» **Directions**
Whenever "lines" appears in a line, please copy that line from the data.

» **Information provided**

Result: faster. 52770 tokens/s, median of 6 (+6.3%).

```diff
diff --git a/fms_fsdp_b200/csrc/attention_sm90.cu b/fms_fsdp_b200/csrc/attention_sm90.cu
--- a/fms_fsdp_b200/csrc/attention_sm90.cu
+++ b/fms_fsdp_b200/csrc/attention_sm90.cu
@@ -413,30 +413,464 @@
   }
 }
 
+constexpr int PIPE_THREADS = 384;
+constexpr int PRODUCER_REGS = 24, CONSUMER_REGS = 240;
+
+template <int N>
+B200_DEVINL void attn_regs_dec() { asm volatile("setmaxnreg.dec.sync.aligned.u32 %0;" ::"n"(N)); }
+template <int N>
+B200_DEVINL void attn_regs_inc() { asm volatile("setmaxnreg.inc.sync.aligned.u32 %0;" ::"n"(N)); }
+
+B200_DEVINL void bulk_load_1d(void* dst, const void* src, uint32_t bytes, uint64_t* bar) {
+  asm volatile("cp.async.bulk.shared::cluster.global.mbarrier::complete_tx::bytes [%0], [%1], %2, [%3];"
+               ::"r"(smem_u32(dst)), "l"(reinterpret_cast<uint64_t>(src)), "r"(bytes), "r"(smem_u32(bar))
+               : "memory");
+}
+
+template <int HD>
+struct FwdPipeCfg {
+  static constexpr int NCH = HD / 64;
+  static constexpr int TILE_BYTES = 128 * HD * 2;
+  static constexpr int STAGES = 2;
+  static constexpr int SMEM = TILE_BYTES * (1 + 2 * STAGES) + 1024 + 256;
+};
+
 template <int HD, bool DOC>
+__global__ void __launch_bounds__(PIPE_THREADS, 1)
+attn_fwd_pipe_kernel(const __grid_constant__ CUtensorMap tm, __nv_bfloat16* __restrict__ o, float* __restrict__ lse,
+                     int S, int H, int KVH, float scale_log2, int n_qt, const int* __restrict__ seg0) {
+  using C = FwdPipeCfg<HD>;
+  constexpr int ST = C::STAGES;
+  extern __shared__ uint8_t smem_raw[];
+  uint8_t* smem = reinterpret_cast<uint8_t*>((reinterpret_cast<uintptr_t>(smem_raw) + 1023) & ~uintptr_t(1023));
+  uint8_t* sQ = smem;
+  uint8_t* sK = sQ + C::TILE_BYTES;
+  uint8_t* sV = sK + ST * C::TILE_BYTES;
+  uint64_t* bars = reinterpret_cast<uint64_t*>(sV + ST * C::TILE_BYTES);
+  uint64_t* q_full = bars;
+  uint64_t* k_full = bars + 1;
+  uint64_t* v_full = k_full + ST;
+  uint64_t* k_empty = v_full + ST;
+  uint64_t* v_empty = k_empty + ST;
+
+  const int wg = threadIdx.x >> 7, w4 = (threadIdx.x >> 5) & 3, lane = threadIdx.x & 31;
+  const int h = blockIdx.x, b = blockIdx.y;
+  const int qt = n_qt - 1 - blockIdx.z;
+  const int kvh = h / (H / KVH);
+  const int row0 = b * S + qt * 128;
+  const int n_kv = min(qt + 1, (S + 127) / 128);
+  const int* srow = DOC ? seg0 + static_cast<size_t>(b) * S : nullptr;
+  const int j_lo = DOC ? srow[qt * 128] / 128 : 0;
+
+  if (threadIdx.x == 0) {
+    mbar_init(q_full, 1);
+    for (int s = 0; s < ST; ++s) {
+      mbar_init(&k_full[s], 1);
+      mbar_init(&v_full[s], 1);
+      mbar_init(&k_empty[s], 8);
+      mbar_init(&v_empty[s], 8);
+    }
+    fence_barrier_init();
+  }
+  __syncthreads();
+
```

...

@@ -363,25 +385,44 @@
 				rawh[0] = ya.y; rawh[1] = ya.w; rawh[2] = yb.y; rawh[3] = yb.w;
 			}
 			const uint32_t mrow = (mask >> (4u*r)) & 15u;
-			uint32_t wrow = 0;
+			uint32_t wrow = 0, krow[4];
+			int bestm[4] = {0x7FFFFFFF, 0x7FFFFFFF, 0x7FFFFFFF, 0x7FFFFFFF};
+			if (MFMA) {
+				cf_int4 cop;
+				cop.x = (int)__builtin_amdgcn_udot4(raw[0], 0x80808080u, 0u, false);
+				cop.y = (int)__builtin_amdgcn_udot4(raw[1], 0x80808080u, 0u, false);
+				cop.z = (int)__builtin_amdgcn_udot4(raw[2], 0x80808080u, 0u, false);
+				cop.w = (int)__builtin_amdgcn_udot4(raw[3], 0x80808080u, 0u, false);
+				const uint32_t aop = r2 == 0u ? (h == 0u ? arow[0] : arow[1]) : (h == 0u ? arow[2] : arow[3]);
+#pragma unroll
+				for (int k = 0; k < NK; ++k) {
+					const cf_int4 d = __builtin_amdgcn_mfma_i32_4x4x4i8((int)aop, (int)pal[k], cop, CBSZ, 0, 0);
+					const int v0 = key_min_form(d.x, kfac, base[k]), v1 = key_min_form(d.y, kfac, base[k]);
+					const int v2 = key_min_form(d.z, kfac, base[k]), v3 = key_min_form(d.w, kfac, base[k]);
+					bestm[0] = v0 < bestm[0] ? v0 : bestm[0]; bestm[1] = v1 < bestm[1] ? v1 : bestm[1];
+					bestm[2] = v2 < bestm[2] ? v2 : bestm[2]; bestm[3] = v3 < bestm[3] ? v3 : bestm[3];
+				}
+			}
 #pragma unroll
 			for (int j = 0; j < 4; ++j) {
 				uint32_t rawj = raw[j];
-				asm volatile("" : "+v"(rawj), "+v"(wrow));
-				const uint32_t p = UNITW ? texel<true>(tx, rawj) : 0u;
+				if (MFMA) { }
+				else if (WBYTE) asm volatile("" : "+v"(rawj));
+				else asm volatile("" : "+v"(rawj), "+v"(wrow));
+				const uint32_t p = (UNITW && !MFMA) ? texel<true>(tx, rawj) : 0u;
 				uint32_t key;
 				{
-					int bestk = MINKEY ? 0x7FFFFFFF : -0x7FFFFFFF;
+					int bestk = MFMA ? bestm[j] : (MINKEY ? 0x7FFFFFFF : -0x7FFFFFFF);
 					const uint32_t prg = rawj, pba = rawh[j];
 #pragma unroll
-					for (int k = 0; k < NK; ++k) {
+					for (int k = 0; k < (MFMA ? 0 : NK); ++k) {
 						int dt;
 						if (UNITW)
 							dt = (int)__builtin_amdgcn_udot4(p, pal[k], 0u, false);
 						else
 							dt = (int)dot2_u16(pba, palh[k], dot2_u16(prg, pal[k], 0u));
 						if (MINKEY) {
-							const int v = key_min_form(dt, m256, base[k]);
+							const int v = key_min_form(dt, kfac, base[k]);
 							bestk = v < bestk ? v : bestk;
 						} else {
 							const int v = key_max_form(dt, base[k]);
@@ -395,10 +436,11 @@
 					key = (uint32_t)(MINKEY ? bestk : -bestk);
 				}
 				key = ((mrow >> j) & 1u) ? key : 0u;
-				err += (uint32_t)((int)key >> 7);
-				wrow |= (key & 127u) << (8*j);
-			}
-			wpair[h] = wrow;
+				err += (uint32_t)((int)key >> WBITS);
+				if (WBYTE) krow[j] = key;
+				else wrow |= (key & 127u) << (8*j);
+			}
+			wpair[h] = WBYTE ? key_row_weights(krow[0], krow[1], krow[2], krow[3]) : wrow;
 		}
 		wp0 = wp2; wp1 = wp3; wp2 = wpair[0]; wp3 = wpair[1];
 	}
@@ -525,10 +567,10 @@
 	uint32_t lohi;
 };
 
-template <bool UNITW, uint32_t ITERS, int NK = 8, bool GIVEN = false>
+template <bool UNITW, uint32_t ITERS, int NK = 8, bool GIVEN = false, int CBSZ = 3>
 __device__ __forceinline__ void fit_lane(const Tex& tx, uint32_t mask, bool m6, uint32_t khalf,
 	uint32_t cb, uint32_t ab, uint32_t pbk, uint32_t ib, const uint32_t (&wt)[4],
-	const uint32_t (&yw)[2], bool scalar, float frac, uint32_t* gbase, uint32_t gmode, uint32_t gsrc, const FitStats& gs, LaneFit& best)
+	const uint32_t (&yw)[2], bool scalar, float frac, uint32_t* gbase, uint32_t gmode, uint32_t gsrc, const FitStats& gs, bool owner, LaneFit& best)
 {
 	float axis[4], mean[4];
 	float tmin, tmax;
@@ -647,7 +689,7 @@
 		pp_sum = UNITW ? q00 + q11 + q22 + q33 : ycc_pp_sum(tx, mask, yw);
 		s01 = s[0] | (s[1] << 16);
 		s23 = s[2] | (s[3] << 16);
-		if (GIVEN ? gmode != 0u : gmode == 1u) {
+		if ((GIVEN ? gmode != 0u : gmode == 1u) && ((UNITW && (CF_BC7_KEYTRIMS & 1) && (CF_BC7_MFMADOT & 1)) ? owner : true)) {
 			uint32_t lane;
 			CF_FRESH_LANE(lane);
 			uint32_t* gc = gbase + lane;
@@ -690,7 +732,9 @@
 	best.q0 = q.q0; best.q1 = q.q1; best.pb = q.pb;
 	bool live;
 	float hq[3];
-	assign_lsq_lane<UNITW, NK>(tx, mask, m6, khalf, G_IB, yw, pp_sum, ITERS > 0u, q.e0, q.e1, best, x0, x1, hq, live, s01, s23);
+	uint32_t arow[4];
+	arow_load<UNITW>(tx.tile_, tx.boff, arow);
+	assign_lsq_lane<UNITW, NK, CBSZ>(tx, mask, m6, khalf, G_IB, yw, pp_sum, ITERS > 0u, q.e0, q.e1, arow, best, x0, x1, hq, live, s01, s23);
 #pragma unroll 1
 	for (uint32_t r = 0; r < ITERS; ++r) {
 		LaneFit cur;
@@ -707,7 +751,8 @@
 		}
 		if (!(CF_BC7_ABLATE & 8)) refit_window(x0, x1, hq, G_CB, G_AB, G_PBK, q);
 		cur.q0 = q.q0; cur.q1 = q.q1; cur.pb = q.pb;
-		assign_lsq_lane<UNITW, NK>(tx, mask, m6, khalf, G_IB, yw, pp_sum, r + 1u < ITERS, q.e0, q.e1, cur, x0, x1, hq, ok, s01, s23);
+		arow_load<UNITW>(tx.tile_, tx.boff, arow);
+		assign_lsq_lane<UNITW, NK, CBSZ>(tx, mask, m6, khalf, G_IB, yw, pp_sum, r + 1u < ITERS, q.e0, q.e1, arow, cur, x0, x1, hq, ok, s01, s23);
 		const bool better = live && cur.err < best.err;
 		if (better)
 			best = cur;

==

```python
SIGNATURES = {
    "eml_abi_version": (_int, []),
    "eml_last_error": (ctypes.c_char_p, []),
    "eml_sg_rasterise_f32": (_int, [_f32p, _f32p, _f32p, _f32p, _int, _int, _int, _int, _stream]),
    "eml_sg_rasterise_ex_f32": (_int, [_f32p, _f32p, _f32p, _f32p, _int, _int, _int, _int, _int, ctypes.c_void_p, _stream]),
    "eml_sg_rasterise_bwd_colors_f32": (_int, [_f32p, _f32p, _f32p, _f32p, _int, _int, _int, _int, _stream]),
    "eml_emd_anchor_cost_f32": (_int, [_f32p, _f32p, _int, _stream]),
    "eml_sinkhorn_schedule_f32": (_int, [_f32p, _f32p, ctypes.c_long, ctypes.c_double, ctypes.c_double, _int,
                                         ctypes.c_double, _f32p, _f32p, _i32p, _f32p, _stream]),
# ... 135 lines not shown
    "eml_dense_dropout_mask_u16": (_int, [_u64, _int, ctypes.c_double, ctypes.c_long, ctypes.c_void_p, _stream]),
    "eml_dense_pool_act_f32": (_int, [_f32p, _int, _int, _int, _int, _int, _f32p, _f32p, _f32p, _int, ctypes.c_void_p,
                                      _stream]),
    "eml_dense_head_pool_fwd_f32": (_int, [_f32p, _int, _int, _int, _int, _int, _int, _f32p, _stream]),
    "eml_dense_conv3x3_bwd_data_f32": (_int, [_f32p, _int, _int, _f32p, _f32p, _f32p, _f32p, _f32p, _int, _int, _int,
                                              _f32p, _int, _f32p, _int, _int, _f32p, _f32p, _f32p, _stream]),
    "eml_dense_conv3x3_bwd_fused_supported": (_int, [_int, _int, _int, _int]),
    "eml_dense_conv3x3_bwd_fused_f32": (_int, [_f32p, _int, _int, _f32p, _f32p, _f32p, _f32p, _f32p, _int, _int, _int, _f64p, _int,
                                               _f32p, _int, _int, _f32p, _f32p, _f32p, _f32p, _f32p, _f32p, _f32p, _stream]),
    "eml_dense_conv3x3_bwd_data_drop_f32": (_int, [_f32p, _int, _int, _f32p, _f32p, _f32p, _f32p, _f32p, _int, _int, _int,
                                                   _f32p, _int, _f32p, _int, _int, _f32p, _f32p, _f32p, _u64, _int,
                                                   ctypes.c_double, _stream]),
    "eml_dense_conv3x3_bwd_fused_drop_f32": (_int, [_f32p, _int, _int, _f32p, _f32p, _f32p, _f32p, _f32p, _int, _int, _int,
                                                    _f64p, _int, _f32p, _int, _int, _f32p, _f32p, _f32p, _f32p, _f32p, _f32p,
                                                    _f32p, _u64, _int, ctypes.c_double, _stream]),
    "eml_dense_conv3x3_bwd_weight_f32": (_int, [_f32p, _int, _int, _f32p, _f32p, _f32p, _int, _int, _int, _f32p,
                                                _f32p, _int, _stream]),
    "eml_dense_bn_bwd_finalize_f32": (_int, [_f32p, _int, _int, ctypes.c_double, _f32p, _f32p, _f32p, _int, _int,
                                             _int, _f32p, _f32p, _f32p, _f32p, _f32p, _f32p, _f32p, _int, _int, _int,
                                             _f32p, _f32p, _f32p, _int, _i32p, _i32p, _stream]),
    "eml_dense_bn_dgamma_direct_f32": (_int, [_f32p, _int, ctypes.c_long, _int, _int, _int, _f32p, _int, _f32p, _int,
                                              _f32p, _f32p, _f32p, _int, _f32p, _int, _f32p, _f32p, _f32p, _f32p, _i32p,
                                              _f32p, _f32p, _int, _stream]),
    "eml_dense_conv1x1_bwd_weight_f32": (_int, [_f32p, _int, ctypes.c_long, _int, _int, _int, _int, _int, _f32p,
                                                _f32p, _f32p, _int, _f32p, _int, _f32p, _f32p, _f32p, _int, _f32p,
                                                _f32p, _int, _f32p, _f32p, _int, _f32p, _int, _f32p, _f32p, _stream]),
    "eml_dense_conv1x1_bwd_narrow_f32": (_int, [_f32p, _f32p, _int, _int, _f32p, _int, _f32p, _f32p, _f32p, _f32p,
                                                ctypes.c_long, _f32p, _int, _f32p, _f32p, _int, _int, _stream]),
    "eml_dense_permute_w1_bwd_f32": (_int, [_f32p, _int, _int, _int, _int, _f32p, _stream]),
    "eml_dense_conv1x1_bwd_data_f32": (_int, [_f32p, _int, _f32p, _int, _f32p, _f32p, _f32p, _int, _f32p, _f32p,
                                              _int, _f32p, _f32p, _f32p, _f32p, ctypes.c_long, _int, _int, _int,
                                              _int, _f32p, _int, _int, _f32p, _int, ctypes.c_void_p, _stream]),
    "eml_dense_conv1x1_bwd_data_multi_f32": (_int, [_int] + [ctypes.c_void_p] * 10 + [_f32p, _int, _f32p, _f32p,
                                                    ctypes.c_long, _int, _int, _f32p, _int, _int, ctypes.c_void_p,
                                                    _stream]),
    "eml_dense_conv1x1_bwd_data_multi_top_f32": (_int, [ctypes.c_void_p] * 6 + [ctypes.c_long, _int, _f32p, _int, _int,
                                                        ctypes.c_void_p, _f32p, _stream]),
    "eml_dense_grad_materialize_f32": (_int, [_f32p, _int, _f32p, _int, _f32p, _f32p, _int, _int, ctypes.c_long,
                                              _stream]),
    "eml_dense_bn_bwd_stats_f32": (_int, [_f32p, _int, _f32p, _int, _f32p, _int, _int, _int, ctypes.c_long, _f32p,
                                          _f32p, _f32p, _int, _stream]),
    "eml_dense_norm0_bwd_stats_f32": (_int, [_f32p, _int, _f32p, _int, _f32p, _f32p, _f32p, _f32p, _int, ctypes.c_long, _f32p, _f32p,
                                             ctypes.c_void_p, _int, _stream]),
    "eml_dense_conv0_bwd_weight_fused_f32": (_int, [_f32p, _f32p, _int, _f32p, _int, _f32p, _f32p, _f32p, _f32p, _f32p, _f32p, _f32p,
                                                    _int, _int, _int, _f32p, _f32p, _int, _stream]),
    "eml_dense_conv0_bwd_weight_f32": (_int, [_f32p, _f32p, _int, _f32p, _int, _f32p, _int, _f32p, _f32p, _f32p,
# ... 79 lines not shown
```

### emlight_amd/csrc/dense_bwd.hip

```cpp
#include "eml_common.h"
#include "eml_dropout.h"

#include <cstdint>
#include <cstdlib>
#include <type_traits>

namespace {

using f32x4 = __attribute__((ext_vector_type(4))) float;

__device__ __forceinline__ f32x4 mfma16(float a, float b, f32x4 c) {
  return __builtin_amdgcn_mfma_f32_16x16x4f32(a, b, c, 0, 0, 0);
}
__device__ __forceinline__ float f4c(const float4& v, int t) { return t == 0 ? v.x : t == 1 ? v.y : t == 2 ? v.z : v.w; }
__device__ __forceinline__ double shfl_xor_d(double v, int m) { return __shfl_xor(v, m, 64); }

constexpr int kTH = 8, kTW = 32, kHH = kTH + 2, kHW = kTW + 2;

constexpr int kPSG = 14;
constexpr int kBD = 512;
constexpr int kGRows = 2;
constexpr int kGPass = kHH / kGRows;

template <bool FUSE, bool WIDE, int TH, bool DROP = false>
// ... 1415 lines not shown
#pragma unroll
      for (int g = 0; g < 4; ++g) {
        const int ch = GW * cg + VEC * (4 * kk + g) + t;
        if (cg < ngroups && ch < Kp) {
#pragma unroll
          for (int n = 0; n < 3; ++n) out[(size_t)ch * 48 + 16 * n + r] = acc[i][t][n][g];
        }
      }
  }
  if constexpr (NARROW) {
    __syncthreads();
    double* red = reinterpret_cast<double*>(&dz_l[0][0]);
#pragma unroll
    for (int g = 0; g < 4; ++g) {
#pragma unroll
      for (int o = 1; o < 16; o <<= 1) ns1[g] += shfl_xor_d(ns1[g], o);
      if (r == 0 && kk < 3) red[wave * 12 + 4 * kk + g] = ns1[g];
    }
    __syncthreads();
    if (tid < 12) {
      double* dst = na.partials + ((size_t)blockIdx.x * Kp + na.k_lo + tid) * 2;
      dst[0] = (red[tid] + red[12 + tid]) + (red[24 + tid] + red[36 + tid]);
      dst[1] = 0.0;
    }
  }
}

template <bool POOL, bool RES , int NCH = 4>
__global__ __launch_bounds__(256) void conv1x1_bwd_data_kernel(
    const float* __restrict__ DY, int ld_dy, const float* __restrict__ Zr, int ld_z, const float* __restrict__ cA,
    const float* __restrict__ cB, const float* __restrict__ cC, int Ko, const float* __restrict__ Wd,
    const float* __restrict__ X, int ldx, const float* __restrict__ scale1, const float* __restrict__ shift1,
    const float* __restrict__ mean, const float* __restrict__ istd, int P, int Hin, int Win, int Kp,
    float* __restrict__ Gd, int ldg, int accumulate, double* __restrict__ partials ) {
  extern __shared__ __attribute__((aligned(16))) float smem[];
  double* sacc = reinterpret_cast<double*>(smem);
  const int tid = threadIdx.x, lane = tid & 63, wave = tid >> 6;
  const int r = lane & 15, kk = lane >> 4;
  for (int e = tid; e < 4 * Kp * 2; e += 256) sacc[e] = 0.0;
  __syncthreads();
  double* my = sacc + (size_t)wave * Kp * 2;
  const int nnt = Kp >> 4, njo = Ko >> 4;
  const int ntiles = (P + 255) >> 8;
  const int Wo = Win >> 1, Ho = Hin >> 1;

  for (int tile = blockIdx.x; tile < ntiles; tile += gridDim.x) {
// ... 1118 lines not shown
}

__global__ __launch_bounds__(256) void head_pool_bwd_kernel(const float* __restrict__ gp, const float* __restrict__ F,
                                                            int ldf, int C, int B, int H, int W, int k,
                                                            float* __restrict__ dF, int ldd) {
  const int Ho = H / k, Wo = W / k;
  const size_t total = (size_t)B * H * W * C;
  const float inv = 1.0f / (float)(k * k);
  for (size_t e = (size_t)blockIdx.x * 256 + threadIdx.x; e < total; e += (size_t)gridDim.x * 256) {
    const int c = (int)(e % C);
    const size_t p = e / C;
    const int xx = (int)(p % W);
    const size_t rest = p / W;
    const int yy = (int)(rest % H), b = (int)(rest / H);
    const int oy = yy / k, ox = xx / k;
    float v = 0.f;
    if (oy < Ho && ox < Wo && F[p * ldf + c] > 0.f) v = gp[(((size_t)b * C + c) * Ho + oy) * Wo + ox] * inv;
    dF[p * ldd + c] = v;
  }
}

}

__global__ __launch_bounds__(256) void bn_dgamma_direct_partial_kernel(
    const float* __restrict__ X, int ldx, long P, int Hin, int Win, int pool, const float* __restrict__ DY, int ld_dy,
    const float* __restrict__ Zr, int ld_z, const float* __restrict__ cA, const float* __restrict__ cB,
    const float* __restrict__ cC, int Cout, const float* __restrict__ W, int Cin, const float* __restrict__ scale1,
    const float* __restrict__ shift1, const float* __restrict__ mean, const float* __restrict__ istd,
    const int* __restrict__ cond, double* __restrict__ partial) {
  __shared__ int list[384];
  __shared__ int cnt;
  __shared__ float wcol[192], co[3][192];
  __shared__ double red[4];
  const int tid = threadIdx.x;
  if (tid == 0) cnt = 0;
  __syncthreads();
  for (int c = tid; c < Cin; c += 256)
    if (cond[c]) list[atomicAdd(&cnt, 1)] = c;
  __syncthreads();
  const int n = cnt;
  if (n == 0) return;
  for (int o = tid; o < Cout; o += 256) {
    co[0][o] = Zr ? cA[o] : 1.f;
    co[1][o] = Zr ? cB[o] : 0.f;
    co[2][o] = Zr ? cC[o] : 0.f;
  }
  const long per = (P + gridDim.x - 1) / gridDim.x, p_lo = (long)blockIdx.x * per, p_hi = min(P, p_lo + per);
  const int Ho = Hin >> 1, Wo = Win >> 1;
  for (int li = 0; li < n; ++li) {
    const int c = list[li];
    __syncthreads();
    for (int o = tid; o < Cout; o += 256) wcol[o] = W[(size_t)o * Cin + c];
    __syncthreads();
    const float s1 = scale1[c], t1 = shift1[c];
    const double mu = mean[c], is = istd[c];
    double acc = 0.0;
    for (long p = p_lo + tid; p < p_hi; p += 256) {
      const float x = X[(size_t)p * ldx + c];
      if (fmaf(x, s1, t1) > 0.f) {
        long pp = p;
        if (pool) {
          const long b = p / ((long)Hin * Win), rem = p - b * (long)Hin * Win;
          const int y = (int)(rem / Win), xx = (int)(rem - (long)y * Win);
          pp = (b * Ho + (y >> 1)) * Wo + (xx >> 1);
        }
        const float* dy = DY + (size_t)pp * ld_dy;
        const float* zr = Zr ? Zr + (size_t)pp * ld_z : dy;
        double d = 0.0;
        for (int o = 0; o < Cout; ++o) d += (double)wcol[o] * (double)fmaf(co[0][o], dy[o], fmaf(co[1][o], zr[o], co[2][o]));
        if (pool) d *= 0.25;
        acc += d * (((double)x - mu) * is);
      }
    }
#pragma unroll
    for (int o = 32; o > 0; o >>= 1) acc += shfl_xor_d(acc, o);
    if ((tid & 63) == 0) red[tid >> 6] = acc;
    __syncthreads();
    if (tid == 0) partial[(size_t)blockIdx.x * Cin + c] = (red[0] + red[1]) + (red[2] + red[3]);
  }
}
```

» **Reply**
# ... 135 lines not shown
# ... 79 lines not shown
// ... 1415 lines not shown
// ... 1118 lines not shown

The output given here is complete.